Si elle milite en tant que déléguée syndicale FO depuis maintenant deux ans,  il lui en aura fallu trois pour qu’elle accepte ce rôle, qui n’était «pas vraiment une vocation».  C’est face au risque que faisait peser la réforme du chômage sur la viabilité des contrats saisonniers qu’elle a fini par endosser la veste rouge au logo blanc qu’elle n’imagine plus quitter aujourd’hui : «On pousse vers la précarité des métiers qualifiés qui n’existent qu’en saison. Avec cette réforme c’est la mort de nos emplois.»

 

Mais les saisonniers sont très peu syndiqués et la mobilisation est ardue. La jeune déléguée syndicale le reconnaît : «Ça fait deux ans que je vais en manifestation quasiment seule. Parfois mon frère, ma sœur, un collègue ou mon conjoint m’accompagnent.» Mais le 1er février, onze employés de la Serma ont eux aussi répondu à l’appel. Optimiste, Priscilla se réjouit : «C’est la première fois que j’arrive à mobiliser autant de monde.» Mais pour l’instant, assise sur le seul siège de téléphérique accessible de la station – une antiquité en skaï orange planté au milieu de la terrasse d’un café – elle savoure un verre de vin chaud, perchée à 1800 mètres d’altitude.

«On pousse vers la précarité des métiers qualifiés qui n’existent qu’en saison»

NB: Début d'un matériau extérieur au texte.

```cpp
#pragma unroll
  for (int p = 0; p < NPH; ++p) {
#pragma unroll
    for (int g = 0; g < 4; ++g) {
      float4 v;
      if (p < CREG) {
        v = make_float4(Cr[p < CREG ? p : 0][4 * g + 0],
                        Cr[p < CREG ? p : 0][4 * g + 1],
                        Cr[p < CREG ? p : 0][4 * g + 2],
                        Cr[p < CREG ? p : 0][4 * g + 3]);
      } else {
        v = *reinterpret_cast<const float4*>(Cst + cst_ln +
                                             (p - CREG) * 16384 + g * 1024);
      }
      if (F16) {
        v.x *= inv_sigma_y[g & 1];
        v.y *= inv_sigma_y[g & 1];
        v.z *= inv_sigma_y[g & 1];
        v.w *= inv_sigma_y[g & 1];
      }
      if (live[g & 1])
        *reinterpret_cast<float4*>(P.codes + patch[g & 1] * s + kPhaseAtoms * p +
                                   32 * w + 16 * (g >> 1) + 4 * q) = v;
    }
  }
#undef VTC_LOAD_A
#undef VTC_LOAD_T
#undef VTC_LOAD_SEG
#undef VTC_REFILL
#undef VTC_MFMA_PAIR
#undef VTC_SEG_IS_T
#undef VTC_SEG_PHASE
}

}

namespace vtc {

static int phases_for(int64_t s) { return (int)(s / kPhaseAtoms); }

bool fused_shape_supported(int64_t b, int64_t n, int64_t s, int precision) {
  if (n != kFN || b <= 0) return false;
  if (s % kPhaseAtoms != 0) return false;
  const int nph = phases_for(s);
  if (!(nph == 2 || nph == 4 || nph == 8)) return false;
  return precision == VTC_BF16 || precision == VTC_BF16X3 ||
         precision == VTC_F16X3;
}

static int fused_parts(int precision) { return precision == VTC_BF16 ? 1 : 2; }

struct FusedLayout {
  unsigned short* packs[4] = {nullptr, nullptr, nullptr, nullptr};
  float* dscale;
  FusedLayout(Carver& ws, int64_t s, int parts) {
    for (int part = 0; part < parts; ++part) {
      packs[2 * part] = ws.take<unsigned short>((size_t)s * kFN);
      packs[2 * part + 1] = ws.take<unsigned short>((size_t)s * kFN);
    }
    dscale = ws.take<float>(2);
  }
};

size_t fused_workspace_bytes(int64_t b, int64_t n, int64_t s, int precision) {
  if (!fused_shape_supported(b, n, s, precision)) return 256;
  return measured_bytes<FusedLayout>(s, fused_parts(precision));
}

static bool default_tile16(int precision) {
  return precision == VTC_F16X3 || precision == VTC_BF16;
}
static bool use_tile16(int precision) {
  const char* v = getenv("VTC_FUSED_TILE");
  if (v && v[0] == '1' && v[1] == '6' && v[2] == 0) return true;
  if (v && v[0] == '3' && v[1] == '2' && v[2] == 0) return false;
  return default_tile16(precision);
}

template <int NPH, int NP, int MODE, bool F16, bool STAMP, bool TILE16>
static auto fused_kernel() {
  if constexpr (TILE16)
    return fused_fista_kernel16<NPH, NP, MODE, F16, STAMP>;
  else
    return fused_fista_kernel<NPH, NP, MODE, F16, STAMP>;
}

template <int NPH, int NP, int MODE, bool F16, bool TILE16>
static int launch_fused(const FusedParams& P, hipStream_t st) {
  using L = FusedLds<NPH, NP>;
  auto kernel = fused_kernel<NPH, NP, MODE, F16, false, TILE16>();
  static unsigned long long configured = 0;
  if (first_use_on_this_device(&configured)) {
    VTC_HIP_CHECK(hipFuncSetAttribute(
        reinterpret_cast<const void*>(kernel),
        hipFuncAttributeMaxDynamicSharedMemorySize, L::total));
  }
  const unsigned grid = (unsigned)ceil_div(P.b, kFP);
  hipLaunchKernelGGL(kernel, dim3(grid), dim3(256), L::total, st, P);
  VTC_LAUNCH_CHECK();
  return VTC_OK;
}

template <int NPH, int NP, bool F16, bool TILE16>
static int launch_stamped(FusedParams P, hipStream_t st) {
  using L = FusedLds<NPH, NP>;
  static const bool no_epilogue = getenv("VTC_FUSED_NOEPI") != nullptr;
  auto kernel = no_epilogue
                    ? fused_kernel<NPH, NP, 7, F16, true, TILE16>()
                    : fused_kernel<NPH, NP, VTC_SOFT, F16, true, TILE16>();
  unsigned long long* dev = nullptr;
  VTC_HIP_CHECK(hipMalloc(&dev, 8 * sizeof(unsigned long long)));
  VTC_HIP_CHECK(hipMemsetAsync(dev, 0, 8 * sizeof(unsigned long long), st));
  VTC_HIP_CHECK(hipFuncSetAttribute(
      reinterpret_cast<const void*>(kernel),
      hipFuncAttributeMaxDynamicSharedMemorySize, L::total));
  P.stamps = dev;
  hipLaunchKernelGGL(kernel, dim3((unsigned)ceil_div(P.b, kFP)), dim3(256),
                     L::total, st, P);
  VTC_LAUNCH_CHECK();
  unsigned long long host[8];
  VTC_HIP_CHECK(hipMemcpyAsync(host, dev, sizeof(host), hipMemcpyDeviceToHost,
                               st));
  VTC_HIP_CHECK(hipStreamSynchronize(st));
  VTC_HIP_CHECK(hipFree(dev));
  const char* names[5] = {"step1+epi", "epi-alone", "barrier", "step3",
                          "exchange"};
  double total = 0;
  for (int k = 0; k < 5; ++k) total += (double)host[k];
  const double per = (double)host[7] * P.num_iters * NPH;
  for (int k = 0; k < 5; ++k)
    fprintf(stderr, "[vtc stamps] %-9s %5.1f%%  %8.0f cycles/phase/wave\n",
            names[k], 100.0 * host[k] / total, host[k] / per);
  return VTC_OK;
}

template <int NPH, int NP, bool F16, bool TILE16>
static int dispatch_mode(const FusedParams& P, int threshold, hipStream_t st) {
  static const bool stamps = getenv("VTC_FUSED_STAMPS") != nullptr;
  if (stamps && threshold == VTC_SOFT && NPH == 8 && NP == 2)
    return launch_stamped<NPH, NP, F16, TILE16>(P, st);
  switch (threshold) {
    case VTC_SOFT: return launch_fused<NPH, NP, VTC_SOFT, F16, TILE16>(P, st);
    case VTC_SOFT_NONNEG:
      return launch_fused<NPH, NP, VTC_SOFT_NONNEG, F16, TILE16>(P, st);
    case VTC_HARD: return launch_fused<NPH, NP, VTC_HARD, F16, TILE16>(P, st);
    default: return launch_fused<NPH, NP, VTC_HARD_NONNEG, F16, TILE16>(P, st);
  }
}

template <int NP, bool F16, bool TILE16>
static int dispatch_phases(const FusedParams& P, int threshold,
                           hipStream_t st) {
  switch (phases_for(P.s)) {
    case 2: return dispatch_mode<2, NP, F16, TILE16>(P, threshold, st);
    case 4: return dispatch_mode<4, NP, F16, TILE16>(P, threshold, st);
    case 8: return dispatch_mode<8, NP, F16, TILE16>(P, threshold, st);
  }
  set_error("fused FISTA: unsupported atom count %d", P.s);
  return VTC_ERR_UNSUPPORTED;
}

constexpr int kBetaTable = 16384;
const float* fista_beta_table_on_this_device() {
  static float* tables[64] = {nullptr};
  static std::mutex guard;
  int dev = 0;
  if (hipGetDevice(&dev) != hipSuccess || dev < 0 || dev > 63) return nullptr;
  std::lock_guard<std::mutex> lock(guard);
  if (tables[dev]) return tables[dev];
  std::vector<float> host;
  fista_betas(kBetaTable, &host);
  float* table = nullptr;
  if (hipMalloc(&table, sizeof(float) * kBetaTable) != hipSuccess)
    return nullptr;
  if (hipMemcpy(table, host.data(), sizeof(float) * kBetaTable,
                hipMemcpyHostToDevice) != hipSuccess) {
    (void)hipFree(table);
    return nullptr;
  }
  tables[dev] = table;
  return table;
}

int fused_max_iters() { return kBetaTable; }

int run_fused(const float* images, const float* dictionary,
              const float* initial_codes, float* codes, int64_t b, int64_t n,
              int64_t s, float eta, const float* eta_dev,
              float sparsity_weight, int num_iters, int variant,
              int threshold, int precision, void* workspace,
              size_t workspace_bytes, int* iters_run, hipStream_t st) {
  if (!fused_shape_supported(b, n, s, precision)) {
    set_error("fused FISTA: unsupported shape");
    return VTC_ERR_UNSUPPORTED;
  }
  if (num_iters > kBetaTable) {
    set_error("fused FISTA: at most %d iterations per call", kBetaTable);
    return VTC_ERR_UNSUPPORTED;
  }
  if (!workspace ||
      workspace_bytes < fused_workspace_bytes(b, n, s, precision)) {
    set_error("fused FISTA: workspace too small");
    return VTC_ERR_WORKSPACE;
  }
  const float* betas_dev = fista_beta_table_on_this_device();
  if (!betas_dev) {
    set_error("fused FISTA: could not place the momentum table on the device");
    return VTC_ERR_HIP;
  }
  const int parts = fused_parts(precision);
  const bool f16 = (precision == VTC_F16X3);
  Carver ws(workspace);
  FusedParams P;
  const FusedLayout L(ws, s, parts);
  unsigned short* const* packs = L.packs;
  float* dscale = L.dscale;
  if (f16) {
    hipLaunchKernelGGL(dictionary_scale_kernel, dim3(1), dim3(1024), 0, st,
                       dictionary, (int64_t)s * kFN, dscale);
    VTC_LAUNCH_CHECK();
  }
  const bool tile16 = use_tile16(precision);
  auto pack = f16 ? (tile16 ? pack_dictionary_kernel<true, true>
                            : pack_dictionary_kernel<true, false>)
                  : (tile16 ? pack_dictionary_kernel<false, true>
                            : pack_dictionary_kernel<false, false>);
  hipLaunchKernelGGL(pack, dim3(256), dim3(256), 0, st, dictionary, (int)s,
                     packs[0], packs[1], packs[2], packs[3], dscale);
  VTC_LAUNCH_CHECK();
  P.images = images;
  P.init = initial_codes;
  P.codes = codes;
  for (int part = 0; part < 2; ++part) {
    P.packA[part] = reinterpret_cast<const uint4*>(packs[2 * (part % parts)]);
    P.packT[part] =
        reinterpret_cast<const uint4*>(packs[2 * (part % parts) + 1]);
  }
  P.betas = betas_dev;
  P.b = b;
  P.s = (int)s;
  P.num_iters = num_iters;
  P.fista = (variant == VTC_FISTA) ? 1 : 0;
  P.eta = eta;
  P.eta_dev = eta_dev;
  P.lam = sparsity_weight;
  P.cutoff = sparsity_weight * eta;
  P.dscale = dscale;
  P.stamps = nullptr;
  int rc;
  if (tile16)
    rc = f16          ? dispatch_phases<2, true, true>(P, threshold, st)
         : parts == 2 ? dispatch_phases<2, false, true>(P, threshold, st)
                      : dispatch_phases<1, false, true>(P, threshold, st);
  else
    rc = f16          ? dispatch_phases<2, true, false>(P, threshold, st)
         : parts == 2 ? dispatch_phases<2, false, false>(P, threshold, st)
                      : dispatch_phases<1, false, false>(P, threshold, st);
  if (rc == VTC_OK && iters_run) *iters_run = num_iters;
  return rc;
}

}

extern "C" int vtc_init(void) {
  if (!vtc::fista_beta_table_on_this_device()) {
    vtc::set_error("vtc_init: could not place the momentum table on the device");
    return VTC_ERR_HIP;
  }
  return VTC_OK;
}
```

Before: 1.701 million.

## Add schedule variants spreading FISTA epilogue across MFMA phases and overlapping residual exchange

Adds a SCHED template parameter with two bits. SPREAD splits the per-phase shrink/momentum epilogue into two half-stages and interleaves them with the MFMAs of both step1 and the previous step3, so epilogue ALU work is hidden behind matrix ops instead of sitting on the critical path. EARLY_R reorders the last transpose segment block-major so part of the residual exchange can start inside the final step3. The default picks SPREAD for f16 and single-part variants, selectable via VTC_FUSED_SCHED. This adds instantiations and register pressure, and could disturb existing instruction scheduling.

```diff
diff --git a/vision-transform-codes_amd/csrc/fc_fused.hip b/vision-transform-codes_amd/csrc/fc_fused.hip
--- a/vision-transform-codes_amd/csrc/fc_fused.hip
+++ b/vision-transform-codes_amd/csrc/fc_fused.hip
@@ -527,9 +527,13 @@
 #undef VTC_SEG_PHASE
 }
 
-template <int NPH, int NP, int MODE, bool F16 = false, bool STAMP = false>
+template <int NPH, int NP, int MODE, bool F16 = false, bool STAMP = false,
+          int SCHED = 0>
 __global__ __launch_bounds__(256, 1) void fused_fista_kernel16(FusedParams P) {
   static_assert(!F16 || NP == 2, "the f16 split exists as three products only");
+  static_assert(SCHED >= 0 && SCHED < 4, "two schedule bits");
+  constexpr bool SPREAD = (SCHED & 1) != 0 && NPH > 2;
+  constexpr bool EARLY_R = (SCHED & 2) != 0;
   using L = FusedLds<NPH, NP>;
   constexpr int CREG = L::CREG;
   constexpr int CR = CREG > 0 ? CREG : 1;
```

- Priscilla Marini de Force ouvrière

Dernier dimanche du mois de janvier, la station moderniste d’Avoriaz tourne au ralenti. AMANDINE BAN

Un avenir plutôt gris

«On est dans le doute, tout est flou»

- Florian, saisonnier

A quelques mètres de là, au pied des grands immeubles aux façades en travaillons, ces tuiles en bois de cèdre rouge typiques d’Avoriaz, Audrey s’émerveille : «Je n’avais encore jamais mis les pieds dans cette station, c’est quand même impressionnant.» La boulangerie qui devait l’y accueillir comme employée saisonnière a gardé le rideau baissé. Elle n’a jamais rencontré les gérants, qui lui ont fait un contrat malgré tout. Au chômage partiel, la jeune Bretonne de 20 ans oscille entre gratitude et déception : «J’espérais vraiment qu’ils rouvrent mais la terrasse n’est même pas déneigée.» Un  secret espoir qui l’avait convaincue de rester dans la région, «au-cas-où».

 

C’est aux Carroz d’Arâches, 45 kilomètres plus au sud, qu’elle a posé ses bagages. Florian, son beau-frère, y est skiman, c’est-à-dire vendeur en matériel de ski, depuis quatre ans. Embauché en contrat saisonnier et au chômage partiel lui aussi, il ne cache pas son énervement : «On est dans le doute, tout est flou. Si le gouvernement avait annoncé que rien ne rouvrirait, ça aurait grogné c’est sur, mais ça nous aurait permis de trouver un contrat stable ailleurs.» Car ici comme ailleurs, si la neige était au rendez-vous, la «Place de l’Ambiance», d’habitude très animée, est restée entièrement vide. Un grand sapin y brille en silence pour des touristes aux abonnés absents. Alors plutôt que de manifester, Audrey envisage d’arrêter les saisons. 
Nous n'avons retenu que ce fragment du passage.